# Paraboloid problem help

1. Jul 5, 2010

### EV33

1. The problem statement, all variables and given/known data
The solid enclosed by the paraboloid x=y2+z2 and the plane x=16.

2. Relevant equations
Triple integral in ractangular coordinates

3. The attempt at a solution
I figured out this is a paraboloid that circles the x axis, that starts at the origin and it gets wider and wider as it goes in the x direction until it is stopped by the plane x=16 where there is a circle around the x axis with a radius of

$$\int_{x=y2+z2}^{16}\int_{z=-\sqrt{16-y2}}^{\sqrt{16-y2}}\int_{z=0}^4 dxdzdy$$

I was just curious if my set up looks right.

Thank you.

Last edited: Jul 5, 2010
2. Jul 5, 2010

### EV33

Re: Paraboloid

ok that is not what I meant to write lol, I have to work on this really quick

3. Jul 5, 2010

### EV33

Re: Paraboloid

ok I got what I want up there except for some reason when I try and square stuff, the coding keeps appearing for the stuff in the integrals but not in the first sentence I wrote.

4. Jul 5, 2010

### vela

Staff Emeritus
Re: Paraboloid

In TeX, you use ^ to get a superscript and _ to get a subscript, so x2 would be written x^2 and xmin would be written x_{min}, for example.

5. Jul 5, 2010

### The Chaz

Re: Paraboloid

The integral isn't correct.
Your left-most integral bounds shouldn't have variables in it.
You have used "z=" in two of the integrals, and "y=" in none.

6. Jul 5, 2010

### vela

Staff Emeritus
Re: Paraboloid

You have the integrals backwards, and I assume where you wrote z=0, you meant y=0. You have dy on the end, so its limits should be on the frontmost integral.

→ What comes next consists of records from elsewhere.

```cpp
__global__ void prep_images_kernel(const float* img1, const float* img2, float* out, int B, int H, int W) {
  const long HW = (long)H * W;
  const long total = 2L * B * HW * 3;
  GRID_STRIDE(i, total) {
    const int c = i % 3;
    const long pix = i / 3;
    const int bb = (int)(pix / HW);
    const long yx = pix - (long)bb * HW;
    const float* src = bb < B ? img1 + ((long)bb * 3 + c) * HW : img2 + ((long)(bb - B) * 3 + c) * HW;
    out[i] = 2.0f * (src[yx] / 255.0f) - 1.0f;
  }
// ... 224 lines not shown
  const double md = S / n;
  double var = SS / n - md * md;
  if (var < 0) var = 0;
  const double shift = x[(long)b * HW * ld + c];
  stats[2 * i] = (float)(shift + md);
  stats[2 * i + 1] = (float)(1.0 / sqrt(var + (double)eps));
}

__global__ void instnorm_apply_kernel(const float* x, int ld, const float* stats, const float* resid, int rld,
                                      const float* rstats, int mode, float* out, int old, int B, int HW, int C) {
  const long total = (long)B * HW * C;
  GRID_STRIDE(i, total) {
    const int c = i % C;
    const long pix = i / C;
    const int b = (int)(pix / HW);
    const float* st = stats + 2 * ((long)b * C + c);
    float v = (x[pix * ld + c] - st[0]) * st[1];
    if (mode >= 1) v = fmaxf(v, 0.f);
    if (resid) {
      float r = resid[pix * rld + c];
      if (rstats) {
        const float* rs = rstats + 2 * ((long)b * C + c);
        r = (r - rs[0]) * rs[1];
      }
      v = r + v;
      if (mode == 2) v = fmaxf(v, 0.f);
    }
    out[pix * old + c] = v;
  }
}

__global__ __launch_bounds__(256) void instnorm_apply4_kernel(const float* x, int ld, const float* stats,
                                                              const float* resid, int rld, const float* rstats, int mode,
                                                              float* out, int old, int HW, int nq, unsigned total) {
  for (unsigned i = blockIdx.x * 256u + threadIdx.x; i < total; i += gridDim.x * 256u) {
    const unsigned pix = i / (unsigned)nq, q = i - pix * (unsigned)nq;
    const unsigned b = pix / (unsigned)HW;
    const unsigned si = (b * (unsigned)nq + q) * 8u;
    const f32x4 s0 = *reinterpret_cast<const f32x4*>(stats + si), s1 = *reinterpret_cast<const f32x4*>(stats + si + 4);
    const f32x4 xv = *reinterpret_cast<const f32x4*>(x + (size_t)pix * ld + 4 * q);
    f32x4 v = {(xv[0] - s0[0]) * s0[1], (xv[1] - s0[2]) * s0[3], (xv[2] - s1[0]) * s1[1], (xv[3] - s1[2]) * s1[3]};
    if (mode >= 1) {
#pragma unroll
      for (int e = 0; e < 4; ++e) v[e] = fmaxf(v[e], 0.f);
    }
    if (resid) {
      f32x4 r = *reinterpret_cast<const f32x4*>(resid + (size_t)pix * rld + 4 * q);
      if (rstats) {
        const f32x4 r0 = *reinterpret_cast<const f32x4*>(rstats + si), r1 = *reinterpret_cast<const f32x4*>(rstats + si + 4);
        r = f32x4{(r[0] - r0[0]) * r0[1], (r[1] - r0[2]) * r0[3], (r[2] - r1[0]) * r1[1], (r[3] - r1[2]) * r1[3]};
      }
      v = r + v;
      if (mode == 2) {
#pragma unroll
        for (int e = 0; e < 4; ++e) v[e] = fmaxf(v[e], 0.f);
      }
    }
    *reinterpret_cast<f32x4*>(out + (size_t)pix * old + 4 * q) = v;
  }
}

__device__ __forceinline__ void chan_merge(double& n, double& mean, double& m2, double nb, double meanb, double m2b) {
  if (nb <= 0.0) return;
  const double nn = n + nb;
  const double d = meanb - mean;
  mean += d * (nb / nn);
  m2 += m2b + d * d * (n * nb / nn);
  n = nn;
}

__global__ __launch_bounds__(256) void instnorm_merge_kernel(const float* part, int slots, int C, int ld, float eps,
                                                             float* stats) {
  __shared__ double red[3][256];
  const int c = blockIdx.x, b = blockIdx.y, t = threadIdx.x;
  double n = 0.0, mean = 0.0, m2 = 0.0;
  constexpr int PF = 8;
// ... 404 lines not shown
extern "C" size_t raft_instnorm_merge_counters(int B, int C) {
  if (B <= 0 || C <= 0) return 0;
  return (size_t)B * cdiv(C, 64);
}

extern "C" int raft_instnorm_merge_fused(const float* part, int slots_per_image, int B, int C, int stats_ld, float eps,
                                         void* ws, int* counters, float* stats, raft_stream_t stream) {
  RAFT_REQUIRE(part && ws && counters && stats && slots_per_image > 0 && B > 0 && C > 0 && stats_ld >= C && B < 65536,
               "raft_instnorm_merge_fused: bad arguments");
  RAFT_REQUIRE(aligned16(part) && ((uintptr_t)ws & 7) == 0 && ((uintptr_t)counters & 3) == 0,
               "raft_instnorm_merge_fused: part 16-B, ws 8-B, counters 4-B aligned");
  const int G = cdiv(slots_per_image, MERGE_SPG);
  RAFT_REQUIRE(G < 65536, "raft_instnorm_merge_fused: too many slots");
  hipLaunchKernelGGL(instnorm_merge_fused_kernel, dim3(cdiv(C, 64), B, G), dim3(64 * MERGE2_WAVES), 0, as_stream(stream), part,
                     slots_per_image, C, stats_ld, reinterpret_cast<double*>(ws), G, eps, stats, counters);
  return check_launch("raft_instnorm_merge_fused");
}

extern "C" int raft_instnorm_apply(const float* x, int ld, const float* stats, const float* resid, int resid_ld,
                                   const float* resid_stats, int relu_mode, float* out, int out_ld, int B, int HW,
                                   int C, raft_stream_t stream) {
  RAFT_REQUIRE(x && stats && out && B > 0 && HW > 0 && C > 0 && ld >= C && out_ld >= C,
               "raft_instnorm_apply: bad arguments");
  RAFT_REQUIRE(relu_mode >= 0 && relu_mode <= 2, "raft_instnorm_apply: bad relu_mode");
  RAFT_REQUIRE(!resid || resid_ld >= C, "raft_instnorm_apply: bad resid_ld");
  const long n = (long)B * HW * C;
  const bool vec = C % 4 == 0 && ld % 4 == 0 && out_ld % 4 == 0 && aligned16(x) && aligned16(out) &&
                   aligned16(stats) && (!resid || (resid_ld % 4 == 0 && aligned16(resid))) &&
                   (!resid_stats || aligned16(resid_stats)) && n / 4 < (1L << 31);
  if (vec)
    hipLaunchKernelGGL(instnorm_apply4_kernel, dim3(grid_for(n / 4)), dim3(256), 0, as_stream(stream), x, ld, stats,
                       resid, resid_ld, resid_stats, relu_mode, out, out_ld, HW, C / 4, (unsigned)(n / 4));
  else
    hipLaunchKernelGGL(instnorm_apply_kernel, dim3(grid_for(n)), dim3(256), 0, as_stream(stream), x, ld, stats, resid,
                       resid_ld, resid_stats, relu_mode, out, out_ld, B, HW, C);
  return check_launch("raft_instnorm_apply");
}

extern "C" int raft_groupnorm_stats(const float* x, int ld, int B, int HW, int C, int G, float eps, float* stats,
                                    raft_stream_t stream) {
  RAFT_REQUIRE(x && stats && B > 0 && HW > 0 && C > 0 && G > 0 && C % G == 0 && ld >= C && B < 65536 && G < 65536,
               "raft_groupnorm_stats: bad arguments (C %% G == 0 required)");
  hipLaunchKernelGGL(groupnorm_stats_kernel, dim3(G, B), dim3(256), 0, as_stream(stream), x, ld, HW, C, G, eps, stats);
  return check_launch("raft_groupnorm_stats");
}

extern "C" int raft_norm_apply_affine(const float* x, int ld, const float* stats, const float* gamma, const float* beta,
// ... 27 lines not shown
```

raft_optical_flow_amd/engine.py:

```python
from __future__ import annotations

import ctypes
import os

import torch

from . import _lib
from . import kernels as K
from .kernels import Launch, PackedConv, Rows, conv_launch, conv_params, pack_conv, fold_bn, set_precision



def _conv_bn(conv, bn, device, **kw):
    if bn is None:
        return pack_conv(conv.weight, conv.bias, conv.stride, conv.padding, device=device, **kw)
    w, b = fold_bn(conv.weight, conv.bias, bn)
    return pack_conv(w, b, conv.stride, conv.padding, device=device, **kw)


def check_norm(norm, block=False):
    if norm not in ("instance", "batch", "none") and not (block and norm == "group"):
        raise NotImplementedError(f"norm_fn={norm!r} is not on the RAFT inference path")


# ... 160 lines not shown


def _in_apply(L, A: Arena, x: Rows, st, n_img, hw, mode, resid: Rows | None = None, rst=None) -> Rows:
    out = Rows(A.rows(n_img * hw, x.c))
    L.append(Launch("raft_instnorm_apply", x.ptr, x.ld, st.data_ptr(), resid.ptr if resid else None,
                    resid.ld if resid else 0, rst.data_ptr() if rst is not None else None, mode,
                    out.ptr, out.ld, n_img, hw, x.c))
    return out


_GUARD = {"flag": None}


def _conv(L, pc: PackedConv, src: Rows, n_img, h, w, out: Rows, side=False, **kw):
    kw.setdefault("range_flag", _GUARD["flag"])
    L.append(conv_launch(conv_params(pc, src, n_img, h, w, out, **kw), side=side))


def plan_encoder_trunk(L, A: Arena, pe: PackedEncoder, x: Rows, n_img, h, w):
    ho, wo = K.conv_out_hw(pe.stem, h, w)
    if pe.norm == "instance":
        t = Rows(A.rows(n_img * ho * wo, pe.stem.n))
        st = _conv_in(L, A, pe.stem, x, n_img, h, w, t)
        x = _in_apply(L, A, t, st, n_img, ho * wo, 1)
    else:
        t = Rows(A.rows(n_img * ho * wo, pe.stem.n))
        _conv(L, pe.stem, x, n_img, h, w, t, epilogue=_lib.EPI_RELU)
        x = t
    h, w = ho, wo
    for d in pe.blocks:
        if pe.small:
            x, h, w = _plan_bottleneck(L, A, pe, d, x, n_img, h, w)
        else:
            x, h, w = _plan_residual(L, A, pe, d, x, n_img, h, w)
    return x, h, w


def _gn_stats(L, A: Arena, x: Rows, n_img, hw, gn):
    st = A.flat(2 * n_img * x.c)
    L.append(Launch("raft_groupnorm_stats", x.ptr, x.ld, n_img, hw, x.c, gn[0], gn[3], st.data_ptr()))
    return st


def _gn_apply(L, A: Arena, x: Rows, st, gn, n_img, hw, mode, resid: Rows | None = None, rst=None, rgn=None) -> Rows:
    out = Rows(A.rows(n_img * hw, x.c))
    p = lambda t: t.data_ptr() if t is not None else None
# ... 27 lines not shown
def _plan_bottleneck_group(L, A, d, x: Rows, n, h, w):
    c1, c2, c3, ds = d["conv1"], d["conv2"], d["conv3"], d["ds"]
    ho, wo = K.conv_out_hw(c2, h, w)
    t1 = Rows(A.rows(n * h * w, c1.n))
    _conv(L, c1, x, n, h, w, t1)
    y1 = _gn_apply(L, A, t1, _gn_stats(L, A, t1, n, h * w, d["n1"]), d["n1"], n, h * w, 1)
    hw = ho * wo
    t2 = Rows(A.rows(n * hw, c2.n))
    _conv(L, c2, y1, n, h, w, t2)
    y2 = _gn_apply(L, A, t2, _gn_stats(L, A, t2, n, hw, d["n2"]), d["n2"], n, hw, 1)
    t3 = Rows(A.rows(n * hw, c3.n))
    _conv(L, c3, y2, n, ho, wo, t3)
    st3 = _gn_stats(L, A, t3, n, hw, d["n3"])
    if ds is not None:
        t4 = Rows(A.rows(n * hw, ds.n))
        _conv(L, ds, x, n, h, w, t4)
        out = _gn_apply(L, A, t3, st3, d["n3"], n, hw, 2, resid=t4, rst=_gn_stats(L, A, t4, n, hw, d["nds"]),
                        rgn=d["nds"])
    else:
        out = _gn_apply(L, A, t3, st3, d["n3"], n, hw, 2, resid=x)
    return out, ho, wo


def _plan_residual(L, A, pe, d, x: Rows, n, h, w):
    if pe.norm == "group":
        return _plan_residual_group(L, A, d, x, n, h, w)
    c1, c2, ds = d["conv1"], d["conv2"], d["ds"]
    ho, wo = K.conv_out_hw(c1, h, w)
    npx = n * ho * wo
    if pe.norm == "instance":
        t1 = Rows(A.rows(npx, c1.n))
        st1 = _conv_in(L, A, c1, x, n, h, w, t1)
        t2 = Rows(A.rows(npx, c2.n))
        if _norm_in_loader(c2, t1, n, ho, wo):
            st2 = _conv_in(L, A, c2, t1, n, ho, wo, t2, src_norm=st1)
        else:
            y1 = _in_apply(L, A, t1, st1, n, ho * wo, 1)
            st2 = _conv_in(L, A, c2, y1, n, ho, wo, t2)
        if ds is not None:
            t3 = Rows(A.rows(npx, ds.n))
            out = _in_apply(L, A, t2, st2, n, ho * wo, 2, resid=t3, rst=_conv_in(L, A, ds, x, n, h, w, t3))
        else:
            out = _in_apply(L, A, t2, st2, n, ho * wo, 2, resid=x)
        return out, ho, wo
    y1 = Rows(A.rows(npx, c1.n))
    _conv(L, c1, x, n, h, w, y1, epilogue=_lib.EPI_RELU)
    if ds is not None:
        xs = Rows(A.rows(npx, ds.n))
        _conv(L, ds, x, n, h, w, xs)
    else:
        xs = x
    out = Rows(A.rows(npx, c2.n))
    _conv(L, c2, y1, n, ho, wo, out, epilogue=_lib.EPI_RESID_RELU, aux0=xs)
    return out, ho, wo


def _plan_bottleneck(L, A, pe, d, x: Rows, n, h, w):
    if pe.norm == "group":
        return _plan_bottleneck_group(L, A, d, x, n, h, w)
    c1, c2, c3, ds = d["conv1"], d["conv2"], d["conv3"], d["ds"]
    ho, wo = K.conv_out_hw(c2, h, w)
    if pe.norm == "instance":
        t1 = Rows(A.rows(n * h * w, c1.n))
        st1 = _conv_in(L, A, c1, x, n, h, w, t1)
# ... 663 lines not shown
```

Measured before the change: 142.3 image-pairs/s.

## Balance corr-build tail by splitting units, merge split4 launches, fuse stem instnorm

The corr-build kernel's work units are rescheduled: when the last round of units would leave most CUs idle, the tail units are split into 2 or 4 narrower query sub-tiles (NJ columns), each specialised at compile time, with a cost model picking the split. The two fmap split4 conversion launches are merged into one 2-D grid launch. Separately, an opt-in path (RAFT_IN_NORM=2) folds the stem instance-norm into the first residual block's conv loader and residual apply with a new relu mode 3. Splitting adds a per-item fixed overhead and more kernel variants, which raises register/code-size risk.

Result: no change. 141.8 image-pairs/s (-0.3%).

```diff
diff --git a/include/raft_hip.h b/include/raft_hip.h
--- a/include/raft_hip.h
+++ b/include/raft_hip.h
@@ -32,6 +32,7 @@
 int raft_corr_build_ws(const float* fmap1, const float* fmap2, int ld, int B, int H, int W, int C,
                        int num_levels, float sqrt_c, int precision, float* pyramid, void* ws, size_t ws_bytes,
                        raft_stream_t stream);
+int raft_corr_build_units(int B, int H, int W, int waves, int cus, long long* out);
 int raft_corr_pyramid_level(const float* pyramid, int B, int H, int W, int num_levels, int level,
                             float* out, raft_stream_t stream);
 
diff --git a/raft_optical_flow_amd/_lib.py b/raft_optical_flow_amd/_lib.py
--- a/raft_optical_flow_amd/_lib.py
+++ b/raft_optical_flow_amd/_lib.py
@@ -145,6 +145,7 @@
     "raft_corr_build_prec": (c_int, [P, P, c_int, c_int, c_int, c_int, c_int, c_int, c_float, c_int, P, P]),
     "raft_corr_build_ws_bytes": (c_size_t, [c_int, c_int, c_int, c_int]),
     "raft_corr_build_ws_bytes_prec": (c_size_t, [c_int, c_int, c_int, c_int, c_int]),
+    "raft_corr_build_units": (c_int, [c_int, c_int, c_int, c_int, c_int, P]),
     "raft_corr_build_ws": (c_int, [P, P, c_int, c_int, c_int, c_int, c_int, c_int, c_float, c_int, P, P, c_size_t, P]),
     "raft_corr_pyramid_level": (c_int, [P, c_int, c_int, c_int, c_int, c_int, P, P]),
     "raft_corr_lookup": (c_int, [P, c_int, c_int, c_int, c_int, c_int, P, c_int, P, c_int, c_int, P, c_int, P, P]),
diff --git a/raft_optical_flow_amd/csrc/corr_pyramid.hip b/raft_optical_flow_amd/csrc/corr_pyramid.hip
--- a/raft_optical_flow_amd/csrc/corr_pyramid.hip
+++ b/raft_optical_flow_amd/csrc/corr_pyramid.hip
@@ -336,6 +336,10 @@
 constexpr int CB4_ROW = 64;
 constexpr int CB4_STAGE = 2 * CB4_T * CB4_ROW;
 constexpr int CB4_NS = 4;
+template <int N>
+struct IntC {
+  static constexpr int value = N;
+};
 
 struct CB4Args {
   const char* s1;
@@ -348,11 +352,16 @@
   int nt;
   int qt, ttx, tt;
   long units;
+  long full, items;
+  int split;
   f32x4* sink;
 };
 
-__global__ __launch_bounds__(256) void corr_split4_kernel(const float* __restrict__ f, int ld, long npix, int C,
-                                                          char* __restrict__ out) {
+__global__ __launch_bounds__(256) void corr_split4_kernel(const float* __restrict__ fa, const float* __restrict__ fb,
+                                                          int ld, long npix, int C, char* __restrict__ outa,
+                                                          char* __restrict__ outb) {
+  const float* __restrict__ f = blockIdx.y ? fb : fa;
+  char* __restrict__ out = blockIdx.y ? outb : outa;
   const long i = (long)blockIdx.x * 256 + threadIdx.x;
   const int ng = C / 4;
   if (i >= npix * ng) return;
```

Similarly, the limits for z should be on the middle integral, and the limits for x on the innermost integral. Other than the wrong order, it looks good.

7. Jul 5, 2010

### EV33

Re: Paraboloid

Ya I meant to write them as dxdzdy, but I was so caught up in trying to use Latex for the first time I didn't even notice I had the order mixed up. Thank you for the help.